• [EXERCISE] Scan the entries below and count the lines holding the string "start". Supply only the number.

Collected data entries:
━━━━

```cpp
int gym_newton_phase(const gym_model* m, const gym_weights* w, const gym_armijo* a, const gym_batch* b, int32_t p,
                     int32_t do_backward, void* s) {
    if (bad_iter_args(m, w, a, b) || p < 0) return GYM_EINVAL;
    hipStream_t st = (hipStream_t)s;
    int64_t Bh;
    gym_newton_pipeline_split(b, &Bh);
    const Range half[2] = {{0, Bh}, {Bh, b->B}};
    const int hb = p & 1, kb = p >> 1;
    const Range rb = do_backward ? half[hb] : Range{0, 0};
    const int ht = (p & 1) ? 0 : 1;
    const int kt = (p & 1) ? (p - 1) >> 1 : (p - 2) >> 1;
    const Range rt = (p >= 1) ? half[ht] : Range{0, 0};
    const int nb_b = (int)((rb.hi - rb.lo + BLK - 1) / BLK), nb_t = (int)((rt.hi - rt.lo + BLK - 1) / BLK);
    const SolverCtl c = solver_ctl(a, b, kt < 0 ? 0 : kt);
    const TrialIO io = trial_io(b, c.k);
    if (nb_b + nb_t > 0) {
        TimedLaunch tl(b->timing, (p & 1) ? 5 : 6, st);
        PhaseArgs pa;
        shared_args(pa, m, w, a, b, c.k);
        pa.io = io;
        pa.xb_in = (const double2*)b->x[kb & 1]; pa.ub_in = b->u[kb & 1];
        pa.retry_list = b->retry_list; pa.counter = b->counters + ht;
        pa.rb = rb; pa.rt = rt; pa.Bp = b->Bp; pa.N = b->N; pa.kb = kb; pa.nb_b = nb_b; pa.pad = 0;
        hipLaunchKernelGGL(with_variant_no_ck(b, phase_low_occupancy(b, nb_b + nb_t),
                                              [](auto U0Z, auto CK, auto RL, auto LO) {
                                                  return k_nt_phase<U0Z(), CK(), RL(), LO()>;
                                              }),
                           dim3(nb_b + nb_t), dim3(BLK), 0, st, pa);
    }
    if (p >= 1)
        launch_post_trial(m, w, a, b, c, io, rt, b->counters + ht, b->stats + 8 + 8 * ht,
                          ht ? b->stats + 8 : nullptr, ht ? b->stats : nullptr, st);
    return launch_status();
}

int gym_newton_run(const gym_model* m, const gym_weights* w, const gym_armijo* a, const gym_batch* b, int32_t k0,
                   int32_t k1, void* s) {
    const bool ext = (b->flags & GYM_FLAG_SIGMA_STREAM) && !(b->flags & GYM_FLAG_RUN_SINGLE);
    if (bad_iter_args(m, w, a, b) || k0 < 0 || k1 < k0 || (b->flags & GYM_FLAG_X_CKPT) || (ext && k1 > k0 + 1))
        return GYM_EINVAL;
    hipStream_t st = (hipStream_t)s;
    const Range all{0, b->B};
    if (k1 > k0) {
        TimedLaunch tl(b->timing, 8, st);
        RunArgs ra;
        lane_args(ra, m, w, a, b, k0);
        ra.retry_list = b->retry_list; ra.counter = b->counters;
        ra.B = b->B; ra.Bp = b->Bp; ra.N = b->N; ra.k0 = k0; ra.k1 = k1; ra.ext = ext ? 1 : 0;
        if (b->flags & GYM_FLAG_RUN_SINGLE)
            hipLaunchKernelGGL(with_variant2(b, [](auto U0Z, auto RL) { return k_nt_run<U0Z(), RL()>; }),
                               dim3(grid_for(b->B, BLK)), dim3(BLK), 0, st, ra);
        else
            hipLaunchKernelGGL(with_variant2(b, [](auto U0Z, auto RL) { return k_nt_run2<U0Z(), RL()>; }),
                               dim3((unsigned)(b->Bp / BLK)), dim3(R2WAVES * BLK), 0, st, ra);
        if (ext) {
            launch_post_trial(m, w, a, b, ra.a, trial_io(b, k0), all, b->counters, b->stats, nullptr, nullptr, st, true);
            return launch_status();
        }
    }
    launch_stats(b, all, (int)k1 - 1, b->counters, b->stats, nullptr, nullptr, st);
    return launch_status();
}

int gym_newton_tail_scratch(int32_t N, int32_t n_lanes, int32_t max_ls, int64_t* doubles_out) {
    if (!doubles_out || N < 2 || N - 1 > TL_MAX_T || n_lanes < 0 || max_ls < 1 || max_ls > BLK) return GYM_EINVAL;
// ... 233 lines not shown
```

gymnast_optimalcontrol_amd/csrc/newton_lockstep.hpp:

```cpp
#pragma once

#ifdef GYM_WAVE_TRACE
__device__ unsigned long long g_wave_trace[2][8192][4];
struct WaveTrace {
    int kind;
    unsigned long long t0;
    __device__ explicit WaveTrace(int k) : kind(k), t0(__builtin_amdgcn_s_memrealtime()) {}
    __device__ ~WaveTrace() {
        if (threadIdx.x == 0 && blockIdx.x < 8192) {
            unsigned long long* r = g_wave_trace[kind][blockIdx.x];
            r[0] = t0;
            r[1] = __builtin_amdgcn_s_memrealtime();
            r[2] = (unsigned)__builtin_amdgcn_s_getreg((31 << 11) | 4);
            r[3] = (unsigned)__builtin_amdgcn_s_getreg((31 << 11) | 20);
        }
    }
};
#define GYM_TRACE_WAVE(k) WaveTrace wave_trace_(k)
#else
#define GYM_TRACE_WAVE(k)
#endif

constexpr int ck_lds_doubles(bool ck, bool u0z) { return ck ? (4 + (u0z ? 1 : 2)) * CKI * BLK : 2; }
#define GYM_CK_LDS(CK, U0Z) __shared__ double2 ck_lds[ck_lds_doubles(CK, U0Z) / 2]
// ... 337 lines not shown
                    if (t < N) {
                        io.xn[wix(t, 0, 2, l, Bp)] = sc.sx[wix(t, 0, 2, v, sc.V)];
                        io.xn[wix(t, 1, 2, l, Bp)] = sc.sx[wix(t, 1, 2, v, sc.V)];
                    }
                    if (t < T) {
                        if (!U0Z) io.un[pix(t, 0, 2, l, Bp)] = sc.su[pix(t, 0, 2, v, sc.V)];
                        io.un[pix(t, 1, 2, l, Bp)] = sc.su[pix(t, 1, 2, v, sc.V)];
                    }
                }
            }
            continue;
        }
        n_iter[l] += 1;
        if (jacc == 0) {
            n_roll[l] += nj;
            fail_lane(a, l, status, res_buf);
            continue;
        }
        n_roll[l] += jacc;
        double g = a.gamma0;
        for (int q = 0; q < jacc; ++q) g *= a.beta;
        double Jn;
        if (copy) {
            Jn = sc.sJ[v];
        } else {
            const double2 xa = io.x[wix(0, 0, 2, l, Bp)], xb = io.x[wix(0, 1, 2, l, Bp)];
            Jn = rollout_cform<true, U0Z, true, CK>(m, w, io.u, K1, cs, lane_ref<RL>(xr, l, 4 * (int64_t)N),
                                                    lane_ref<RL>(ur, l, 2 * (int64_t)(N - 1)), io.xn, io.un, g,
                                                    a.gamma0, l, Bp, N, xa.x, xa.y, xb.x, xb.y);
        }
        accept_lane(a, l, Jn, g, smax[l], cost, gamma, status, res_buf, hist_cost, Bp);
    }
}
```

━━━━

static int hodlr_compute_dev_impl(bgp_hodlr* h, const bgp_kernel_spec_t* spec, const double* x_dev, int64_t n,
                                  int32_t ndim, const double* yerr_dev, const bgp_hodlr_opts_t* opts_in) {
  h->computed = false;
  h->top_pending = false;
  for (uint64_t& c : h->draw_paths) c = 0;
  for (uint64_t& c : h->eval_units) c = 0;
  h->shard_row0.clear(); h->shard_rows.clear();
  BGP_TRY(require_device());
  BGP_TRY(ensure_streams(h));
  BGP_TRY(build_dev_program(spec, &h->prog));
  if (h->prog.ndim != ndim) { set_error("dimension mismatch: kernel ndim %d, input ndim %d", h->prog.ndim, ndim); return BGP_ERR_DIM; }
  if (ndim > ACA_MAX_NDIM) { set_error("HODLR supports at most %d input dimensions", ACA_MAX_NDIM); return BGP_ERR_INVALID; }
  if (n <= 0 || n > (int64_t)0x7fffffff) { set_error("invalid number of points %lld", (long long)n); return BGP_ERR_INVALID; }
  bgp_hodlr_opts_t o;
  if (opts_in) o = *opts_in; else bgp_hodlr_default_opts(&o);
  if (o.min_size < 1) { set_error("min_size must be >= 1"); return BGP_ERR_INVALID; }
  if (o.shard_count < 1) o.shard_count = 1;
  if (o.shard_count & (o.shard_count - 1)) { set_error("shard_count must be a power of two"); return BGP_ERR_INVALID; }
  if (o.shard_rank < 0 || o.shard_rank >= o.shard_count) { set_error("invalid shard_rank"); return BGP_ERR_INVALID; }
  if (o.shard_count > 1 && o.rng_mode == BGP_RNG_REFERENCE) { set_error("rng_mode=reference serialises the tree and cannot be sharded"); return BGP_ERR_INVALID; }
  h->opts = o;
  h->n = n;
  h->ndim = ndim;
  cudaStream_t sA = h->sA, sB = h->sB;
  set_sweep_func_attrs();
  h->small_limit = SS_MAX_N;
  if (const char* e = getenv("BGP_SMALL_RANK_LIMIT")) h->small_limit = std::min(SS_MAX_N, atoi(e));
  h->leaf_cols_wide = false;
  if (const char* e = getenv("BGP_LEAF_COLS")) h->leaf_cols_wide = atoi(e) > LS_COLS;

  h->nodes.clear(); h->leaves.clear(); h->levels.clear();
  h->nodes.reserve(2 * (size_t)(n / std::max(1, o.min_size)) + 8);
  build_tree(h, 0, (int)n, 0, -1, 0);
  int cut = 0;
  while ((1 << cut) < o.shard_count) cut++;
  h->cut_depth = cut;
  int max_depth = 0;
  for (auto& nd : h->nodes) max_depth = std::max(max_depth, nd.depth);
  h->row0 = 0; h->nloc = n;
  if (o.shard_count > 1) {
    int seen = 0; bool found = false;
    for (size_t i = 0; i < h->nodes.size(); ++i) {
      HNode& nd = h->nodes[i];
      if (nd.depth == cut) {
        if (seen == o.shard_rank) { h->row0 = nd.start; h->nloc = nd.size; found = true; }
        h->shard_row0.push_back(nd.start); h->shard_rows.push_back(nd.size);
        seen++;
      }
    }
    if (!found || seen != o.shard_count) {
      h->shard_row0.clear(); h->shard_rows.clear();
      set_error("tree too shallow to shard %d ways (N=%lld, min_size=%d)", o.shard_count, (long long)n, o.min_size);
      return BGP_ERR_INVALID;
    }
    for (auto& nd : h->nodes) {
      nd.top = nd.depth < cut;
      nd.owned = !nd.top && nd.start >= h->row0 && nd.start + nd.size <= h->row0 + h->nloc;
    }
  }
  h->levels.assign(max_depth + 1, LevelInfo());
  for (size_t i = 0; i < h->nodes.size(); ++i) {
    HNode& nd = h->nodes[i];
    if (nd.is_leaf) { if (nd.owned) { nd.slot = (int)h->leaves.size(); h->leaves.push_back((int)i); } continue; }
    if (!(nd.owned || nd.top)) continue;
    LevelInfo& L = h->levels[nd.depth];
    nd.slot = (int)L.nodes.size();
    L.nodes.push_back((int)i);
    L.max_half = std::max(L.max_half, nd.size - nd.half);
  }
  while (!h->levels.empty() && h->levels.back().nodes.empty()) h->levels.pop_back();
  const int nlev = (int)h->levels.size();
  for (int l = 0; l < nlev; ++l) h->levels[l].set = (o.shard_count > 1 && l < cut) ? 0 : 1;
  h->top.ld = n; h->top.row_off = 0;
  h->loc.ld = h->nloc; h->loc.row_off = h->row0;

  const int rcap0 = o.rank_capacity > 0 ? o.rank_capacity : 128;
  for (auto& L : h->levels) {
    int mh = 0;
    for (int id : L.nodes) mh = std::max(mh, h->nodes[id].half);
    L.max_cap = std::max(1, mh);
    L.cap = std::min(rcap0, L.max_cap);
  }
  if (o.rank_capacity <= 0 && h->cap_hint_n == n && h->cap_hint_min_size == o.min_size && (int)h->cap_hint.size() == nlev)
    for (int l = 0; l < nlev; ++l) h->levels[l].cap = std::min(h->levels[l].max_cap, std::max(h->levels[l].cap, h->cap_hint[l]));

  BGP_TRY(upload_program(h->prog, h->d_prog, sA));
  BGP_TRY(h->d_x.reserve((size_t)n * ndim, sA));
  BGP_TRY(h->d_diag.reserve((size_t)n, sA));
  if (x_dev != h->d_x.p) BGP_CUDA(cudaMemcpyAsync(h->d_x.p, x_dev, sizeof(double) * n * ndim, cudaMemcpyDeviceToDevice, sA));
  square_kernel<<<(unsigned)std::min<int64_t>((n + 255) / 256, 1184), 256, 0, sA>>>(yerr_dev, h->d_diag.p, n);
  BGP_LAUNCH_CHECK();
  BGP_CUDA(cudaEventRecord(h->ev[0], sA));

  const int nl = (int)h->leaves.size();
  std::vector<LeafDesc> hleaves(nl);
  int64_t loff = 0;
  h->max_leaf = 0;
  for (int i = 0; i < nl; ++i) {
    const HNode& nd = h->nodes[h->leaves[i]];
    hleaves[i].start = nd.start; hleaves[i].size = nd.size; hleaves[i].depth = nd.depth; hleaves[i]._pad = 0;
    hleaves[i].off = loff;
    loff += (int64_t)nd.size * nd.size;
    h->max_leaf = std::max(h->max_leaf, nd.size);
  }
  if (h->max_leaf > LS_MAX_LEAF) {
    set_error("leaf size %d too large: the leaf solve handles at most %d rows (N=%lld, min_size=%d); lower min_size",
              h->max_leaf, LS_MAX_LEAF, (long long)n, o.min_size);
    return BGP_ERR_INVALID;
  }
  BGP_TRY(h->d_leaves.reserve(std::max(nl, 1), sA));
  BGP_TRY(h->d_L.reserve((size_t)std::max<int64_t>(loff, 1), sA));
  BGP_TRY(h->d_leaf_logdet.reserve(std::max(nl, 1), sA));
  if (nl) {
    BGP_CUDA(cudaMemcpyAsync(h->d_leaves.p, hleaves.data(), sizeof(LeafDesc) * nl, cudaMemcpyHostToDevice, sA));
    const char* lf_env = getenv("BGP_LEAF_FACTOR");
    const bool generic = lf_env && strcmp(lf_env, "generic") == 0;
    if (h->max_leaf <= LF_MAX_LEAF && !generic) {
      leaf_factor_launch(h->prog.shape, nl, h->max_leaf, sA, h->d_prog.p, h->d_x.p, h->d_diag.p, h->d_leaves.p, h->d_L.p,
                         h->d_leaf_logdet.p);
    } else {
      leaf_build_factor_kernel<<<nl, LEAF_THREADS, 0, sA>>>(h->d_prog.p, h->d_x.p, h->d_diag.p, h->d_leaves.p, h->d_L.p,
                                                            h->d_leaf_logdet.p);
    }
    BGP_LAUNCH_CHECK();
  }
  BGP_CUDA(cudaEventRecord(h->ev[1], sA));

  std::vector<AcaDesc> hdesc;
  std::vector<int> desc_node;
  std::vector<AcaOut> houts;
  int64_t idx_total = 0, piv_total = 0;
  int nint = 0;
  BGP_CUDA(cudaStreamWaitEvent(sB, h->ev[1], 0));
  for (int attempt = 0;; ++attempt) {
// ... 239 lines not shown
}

━━━━

• [YOUR SOLUTION] 4